How to get over traveling spouse resentment?

Anonymous
It doesn’t get better when they are in school; different and less diapers but a 5 yr old and two 2 yr olds is pretty much as good as it gets.

^^
This is ridiculous. A 5 year old and twin 2 year olds is INCREDIBLY hard. By the time my three kids were about 5,7,and 10 it was much much easier. Even when the youngest was 4. Spouse could travel and it was not a problem. In some ways easier, because I could make macaroni and hot dogs for dinner and everyone was thrilled. OP is definitely in the hardest time. It will ease up as time goes on.
Anonymous
Anonymous wrote:
Anonymous wrote:
Anonymous wrote:Naps and exhaustion from traveling? Are you sure he isn’t having an affair?


I travel internationally and it's exhausting.

That said, I could neither be gone more than 20% of the time (I travel about 8-9 weeks per year and it's a lot) nor would I tolerate a spouse with a heavy travel schedule unless the kids were in high school and DH and I weren't actually in a real relationship any more.

OP, I'm sorry to say but I think your husband has checked out on purpose and this is his cover. I hope I am wrong but I doubt you can solve this without some serious couples therapy.


I’m sorry. He is traveling business class, staying in nice hotels, and probably has client dinners and drinks. He can find other times to nap. He is partying and the question is how far it goes.


+1. He can get a full 8 hours uninterrupted in the hotel room and nap in his lie-flat seats. I doubt he even thinks about his wife and kids when he’s away
Anonymous
Anonymous wrote:
Anonymous wrote:You have a full time nanny and a babysitter... how much more help do you need?


I have a 35hr per week nanny and an emergency babysitter that I use on sick days.


NP Can your nanny go to 40 or even 50 hours, with OT pay?
Anonymous
Anonymous wrote:
Anonymous wrote:Naps and exhaustion from traveling? Are you sure he isn’t having an affair?


I travel internationally and it's exhausting.

That said, I could neither be gone more than 20% of the time (I travel about 8-9 weeks per year and it's a lot) nor would I tolerate a spouse with a heavy travel schedule unless the kids were in high school and DH and I weren't actually in a real relationship any more.

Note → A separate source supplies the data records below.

diff --git a/nvidia-resiliency-ext_amd/csrc/nvrx_straggler.hip b/nvidia-resiliency-ext_amd/csrc/nvrx_straggler.hip
--- a/nvidia-resiliency-ext_amd/csrc/nvrx_straggler.hip
+++ b/nvidia-resiliency-ext_amd/csrc/nvrx_straggler.hip
@@ -1729,6 +1729,10 @@
     uint64_t side_gen = 1, async_gen = 0;
     bool async_on_ctx = false;
     double last_report_us = 0.0;
+    bool pend_on = false;
+    bool pend_resident = false, pend_rehomed = false;
+    hipStream_t pend_stream = nullptr;
+    uint32_t pend_seq = 0;
     double async_rehome_gap_us = 5000.0;
     hipEvent_t report_ev = nullptr;
     uint64_t report_epoch = 0;
@@ -2930,7 +2934,54 @@
     return NVRX_OK;
 }
 
+static void report_set_pending(nvrx_ctx *ctx, const nvrx_report_desc *d, bool resident, bool rehomed, hipStream_t st) {
+    std::lock_guard<std::mutex> lk(ctx->mu);
+    ctx->pend_on = true;
+    ctx->pend_resident = resident, ctx->pend_rehomed = rehomed;
+    ctx->pend_stream = st;
+    ctx->pend_seq = d->seq;
+}
+
 int nvrx_report(nvrx_ctx *ctx, nvrx_report_desc *d, void *stream) {
+    const int rc = nvrx_report_enqueue(ctx, d, stream);
+    if (rc || !d->h_seq_word) return rc;
+    return nvrx_report_wait(ctx, d);
+}
+
+int nvrx_report_wait(nvrx_ctx *ctx, nvrx_report_desc *d) {
+    if (!ctx || !d) return fail(NVRX_ERR_INVALID, "null argument");
+    if (!d->h_seq_word) return NVRX_OK;
+    bool resident = false, rehomed = false;
+    hipStream_t st = nullptr;
+    uint32_t seq = 0;
+    {
+        std::lock_guard<std::mutex> lk(ctx->mu);
+        if (!ctx->pend_on) return fail(NVRX_ERR_STATE, "nvrx_report_wait: no enqueued report is waiting on this context");
+        resident = ctx->pend_resident, rehomed = ctx->pend_rehomed, st = ctx->pend_stream, seq = ctx->pend_seq;
+        ctx->pend_on = false;
+    }
+    int rc = nvrx_poll_u32(d->h_seq_word, seq, d->timeout_s > 0.0 ? d->timeout_s : 1e30);
+    report_clk(6);
+    if (resident) {
+        if (rc) return rc;
+        if (*static_cast<volatile uint32_t *>(ctx->h_gather_err) == ctx->gran_epoch)
+            return fail(NVRX_ERR_TIMEOUT, "the score kernel gave up waiting for the statistics kernel's rows (epoch %u)", ctx->gran_epoch);
+        if (st == ctx->default_stream) {
+            std::lock_guard<std::mutex> lk(ctx->mu);
+            ctx->side_work = false;
+            ctx->async_on_ctx = false;
+        }
+        return NVRX_OK;
+    }
+    if (rc == NVRX_OK && !rehomed && st == ctx->default_stream) {
+        std::lock_guard<std::mutex> lk(ctx->mu);
+        ctx->side_work = false;
+        ctx->async_on_ctx = false;
+    }
+    return rc;
+}
+
+int nvrx_report_enqueue(nvrx_ctx *ctx, nvrx_report_desc *d, void *stream) {
     report_clk(0);
     if (!ctx || !d) return fail(NVRX_ERR_INVALID, "null argument");
     if (!d->d_stats || !d->d_send || !d->d_scores || !d->d_meta) return fail(NVRX_ERR_INVALID, "null buffer in the report descriptor");
@@ -2941,6 +2992,8 @@
     bool async_gap_ok = false;
     {
         std::lock_guard<std::mutex> lk(ctx->mu);
+        if (ctx->pend_on)
+            return fail(NVRX_ERR_STATE, "report %u was enqueued on this context and has not been waited for (nvrx_report_wait)", ctx->pend_seq);
         const double now_us = g_report_clk[0];
         async_gap_ok = ctx->async_rehome_gap_us > 0.0 && ctx->last_report_us > 0.0 && now_us - ctx->last_report_us >= ctx->async_rehome_gap_us;
         ctx->last_report_us = now_us;
@@ -3059,16 +3112,7 @@
         ctx->attr_desc = d, ctx->attr_stream = ctx->score_stream;
         report_clk(4);
         report_clk(5);
-        rc2 = nvrx_poll_u32(d->h_seq_word, d->seq, d->timeout_s > 0.0 ? d->timeout_s : 1e30);
-        report_clk(6);
-        if (rc2) return rc2;
-        if (*static_cast<volatile uint32_t *>(ctx->h_gather_err) == ctx->gran_epoch)
-            return fail(NVRX_ERR_TIMEOUT, "the score kernel gave up waiting for the statistics kernel's rows (epoch %u)", ctx->gran_epoch);
-        if (as_stream(stream) == ctx->default_stream) {
-            std::lock_guard<std::mutex> lk(ctx->mu);
-            ctx->side_work = false;
-            ctx->async_on_ctx = false;
-        }
+        report_set_pending(ctx, d, true, rehomed, as_stream(stream));
         return NVRX_OK;
     }
     int rc = report_local_impl(ctx, d->d_stats, d->d_send, d->K, d->S, d->names_ok, d->rows_active, stream, nullptr, 0);
@@ -3108,14 +3152,8 @@
     ctx->attr_desc = d, ctx->attr_stream = as_stream(stream);
     report_clk(5);
     if (d->h_seq_word) {
-        rc = nvrx_poll_u32(d->h_seq_word, d->seq, d->timeout_s > 0.0 ? d->timeout_s : 1e30);
-        report_clk(6);
-        if (rc == NVRX_OK && !rehomed && as_stream(stream) == ctx->default_stream) {
-            std::lock_guard<std::mutex> lk(ctx->mu);
-            ctx->side_work = false;
-            ctx->async_on_ctx = false;
-        }
-        return rc;
+        report_set_pending(ctx, d, false, rehomed, as_stream(stream));
+        return NVRX_OK;
     }
     if (!rehomed) {
         std::lock_guard<std::mutex> lk(ctx->mu);
@@ -3133,7 +3171,35 @@
     return NVRX_OK;
 }
 
+static int window_report_impl(nvrx_ctx *ctx, nvrx_report_desc *desc, void *stream, nvrx_window_desc *w, bool finish);
+
 int nvrx_window_report(nvrx_ctx *ctx, nvrx_report_desc *desc, void *stream, nvrx_window_desc *w) {
+    return window_report_impl(ctx, desc, stream, w, true);
+}
+
+int nvrx_window_enqueue(nvrx_ctx *ctx, nvrx_report_desc *desc, void *stream, nvrx_window_desc *w) {
+    if (!ctx || !desc || !w) return fail(NVRX_ERR_INVALID, "null argument");
+    if (w->asynchronous != 0 || !desc->h_seq_word)
+        return fail(NVRX_ERR_INVALID, "nvrx_window_enqueue is for synchronous windows (asynchronous ones: nvrx_window_report)");
+    return window_report_impl(ctx, desc, stream, w, false);
+}
+
+int nvrx_window_finish(nvrx_ctx *ctx, nvrx_report_desc *desc, nvrx_window_desc *w) {
+    if (!ctx || !desc || !w) return fail(NVRX_ERR_INVALID, "null argument");
+    if (w->asynchronous != 0 || !desc->h_seq_word)
+        return fail(NVRX_ERR_INVALID, "nvrx_window_finish is for synchronous windows (asynchronous ones: nvrx_window_report)");
+    const int rc = nvrx_report_wait(ctx, desc);
+    if (rc < 0) return rc;
+    const uint32_t names = *const_cast<const volatile uint32_t *>(desc->h_seq_word - 4);
+    if (names != 1u) {
+        w->out_names_ok = 0;
+        return NVRX_WINDOW_NAMES;
+    }
+    const int rrc = nvrx_ring_reset(ctx);
+    return rrc < 0 ? rrc : NVRX_OK;
+}
+
+static int window_report_impl(nvrx_ctx *ctx, nvrx_report_desc *desc, void *stream, nvrx_window_desc *w, bool finish) {
     if (!ctx || !desc || !w) return fail(NVRX_ERR_INVALID, "null argument");
     g_window_clk[0] = g_window_clk[1] = std::chrono::duration<double, std::micro>(std::chrono::steady_clock::now().time_since_epoch()).count();
     const bool per_kernel = w->kt_sync != nullptr;
@@ -3175,6 +3241,7 @@
         if (changed) return leave(NVRX_WINDOW_MISS);
     }
     g_window_clk[1] = std::chrono::duration<double, std::micro>(std::chrono::steady_clock::now().time_since_epoch()).count();
+    if (!finish) return leave(nvrx_report_enqueue(ctx, desc, stream));
     const int rc = nvrx_report(ctx, desc, stream);
     if (rc < 0) return leave(rc);
     if (!enqueue_only && desc->h_seq_word) {
diff --git a/nvidia-resiliency-ext_amd/csrc/split_report_args_check.cpp b/nvidia-resiliency-ext_amd/csrc/split_report_args_check.cpp
--- /dev/null
+++ b/nvidia-resiliency-ext_amd/csrc/split_report_args_check.cpp
@@ -0,0 +1,60 @@
+#include "args_check.h"
+
+static int sync_stub(double) { return 0; }
+
+int main() {
+    nvrx_ctx *ctx = reinterpret_cast<nvrx_ctx *>(uintptr_t{4096});
+    float *buf = reinterpret_cast<float *>(uintptr_t{8192});
+    uint32_t word[8] = {0, 0, 0, 0, 0, 0, 0, 0};
+    nvrx_report_desc d;
+    memset(&d, 0, sizeof(d));
+    nvrx_window_desc w;
+    memset(&w, 0, sizeof(w));
+
+    expect("enqueue null ctx", nvrx_report_enqueue(nullptr, &d, nullptr), NVRX_ERR_INVALID, "null");
+    expect("enqueue null desc", nvrx_report_enqueue(ctx, nullptr, nullptr), NVRX_ERR_INVALID, "null");
+    expect("enqueue null buffers", nvrx_report_enqueue(ctx, &d, nullptr), NVRX_ERR_INVALID, "null buffer");
+    expect("report null buffers", nvrx_report(ctx, &d, nullptr), NVRX_ERR_INVALID, "null buffer");
+    d.d_stats = d.d_send = d.d_scores = buf;
+    expect("enqueue null meta", nvrx_report_enqueue(ctx, &d, nullptr), NVRX_ERR_INVALID, "null buffer");
+    d.d_meta = reinterpret_cast<uint32_t *>(buf);
+    d.allgather_fn = reinterpret_cast<void *>(&sync_stub);
+    expect("enqueue exchange without a table", nvrx_report_enqueue(ctx, &d, nullptr), NVRX_ERR_INVALID, "table");
+    d.d_table = d.d_send;
+    d.send_count = 8;
+    expect("enqueue exchange into the send rows", nvrx_report_enqueue(ctx, &d, nullptr), NVRX_ERR_INVALID, "table");
+    d.d_table = buf + 1024;
+    d.send_count = 0;
+    expect("enqueue exchange of nothing", nvrx_report_enqueue(ctx, &d, nullptr), NVRX_ERR_INVALID, "send_count");
+    d.allgather_fn = nullptr;
+
+    expect("wait null ctx", nvrx_report_wait(nullptr, &d), NVRX_ERR_INVALID, "null");
+    expect("wait null desc", nvrx_report_wait(ctx, nullptr), NVRX_ERR_INVALID, "null");
+    d.h_seq_word = nullptr;
+    expect("wait on an asynchronous descriptor", nvrx_report_wait(ctx, &d), NVRX_OK, nullptr);
+
+    d.h_seq_word = &word[4];
+    expect("window enqueue null ctx", nvrx_window_enqueue(nullptr, &d, nullptr, &w), NVRX_ERR_INVALID, "null");
+    expect("window enqueue null desc", nvrx_window_enqueue(ctx, nullptr, nullptr, &w), NVRX_ERR_INVALID, "null");
+    expect("window enqueue null window", nvrx_window_enqueue(ctx, &d, nullptr, nullptr), NVRX_ERR_INVALID, "null");
+    w.asynchronous = 1;
+    expect("window enqueue asynchronous", nvrx_window_enqueue(ctx, &d, nullptr, &w), NVRX_ERR_INVALID, "synchronous");
+    w.asynchronous = 0;
+    d.h_seq_word = nullptr;
+    expect("window enqueue without a completion word", nvrx_window_enqueue(ctx, &d, nullptr, &w), NVRX_ERR_INVALID, "synchronous");
+    d.h_seq_word = &word[4];
+    w.kt_sync = &sync_stub;
+    expect("window enqueue half a tracer", nvrx_window_enqueue(ctx, &d, nullptr, &w), NVRX_ERR_INVALID, "tracer");
+    w.kt_sync = nullptr;
+
+    expect("window finish null ctx", nvrx_window_finish(nullptr, &d, &w), NVRX_ERR_INVALID, "null");
+    expect("window finish null desc", nvrx_window_finish(ctx, nullptr, &w), NVRX_ERR_INVALID, "null");
+    expect("window finish null window", nvrx_window_finish(ctx, &d, nullptr), NVRX_ERR_INVALID, "null");
+    w.asynchronous = 1;
+    expect("window finish asynchronous", nvrx_window_finish(ctx, &d, &w), NVRX_ERR_INVALID, "synchronous");
+    w.asynchronous = 0;
+    d.h_seq_word = nullptr;
+    expect("window finish without a completion word", nvrx_window_finish(ctx, &d, &w), NVRX_ERR_INVALID, "synchronous");
+    printf("split_report_args_check: %d failure(s)\n", failures);
+    return failures ? 1 : 0;
+}
diff --git a/nvidia-resiliency-ext_amd/nvrx_straggler/_native.py b/nvidia-resiliency-ext_amd/nvrx_straggler/_native.py
--- a/nvidia-resiliency-ext_amd/nvrx_straggler/_native.py
+++ b/nvidia-resiliency-ext_amd/nvrx_straggler/_native.py
@@ -127,6 +127,8 @@
     ("nvrx_ring_counts", c_int, [c_void_p, c_void_p, c_int]),
     ("nvrx_ring_occupancy_changed", c_int, [c_void_p, c_int]),
     ("nvrx_window_report", c_int, [c_void_p, c_void_p, c_void_p, c_void_p]),
+    ("nvrx_window_enqueue", c_int, [c_void_p, c_void_p, c_void_p, c_void_p]),
+    ("nvrx_window_finish", c_int, [c_void_p, c_void_p, c_void_p]),
     ("nvrx_window_clocks", c_int, [POINTER(c_double)]),
     ("nvrx_ring_reset", c_int, [c_void_p]),
     ("nvrx_history_reset", c_int, [c_void_p, c_void_p]),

OP, I'm sorry to say but I think your husband has checked out on purpose and this is his cover. I hope I am wrong but I doubt you can solve this without some serious couples therapy.


Are you a woman? It’s probably exhausting because you’re prepping meals or working out logistics for everything before, during, and after your trips. Basically stage managing their lives to make up for your lack of physical presence. Not criticizing you, that’s what I do too for my rare 2-day trips. But having that mental load greatly decreases the enjoyment and relaxation. If I didn’t have that it would almost be like a vacation.
Anonymous
Anonymous wrote:A DH here who has had to travel for work. Sound like he's new to travel. It'll get old after a while and mabye he'll cut back anyway. My friends claim they're jealous when I mention how often I fly business class to Asia to meet clients. I actually dread it. 20+ hours of traveling each way; terrible jet lag.. No lie-flat seat or champagne and food on board will make up for that. Once a year is fine.. more than that is a slog.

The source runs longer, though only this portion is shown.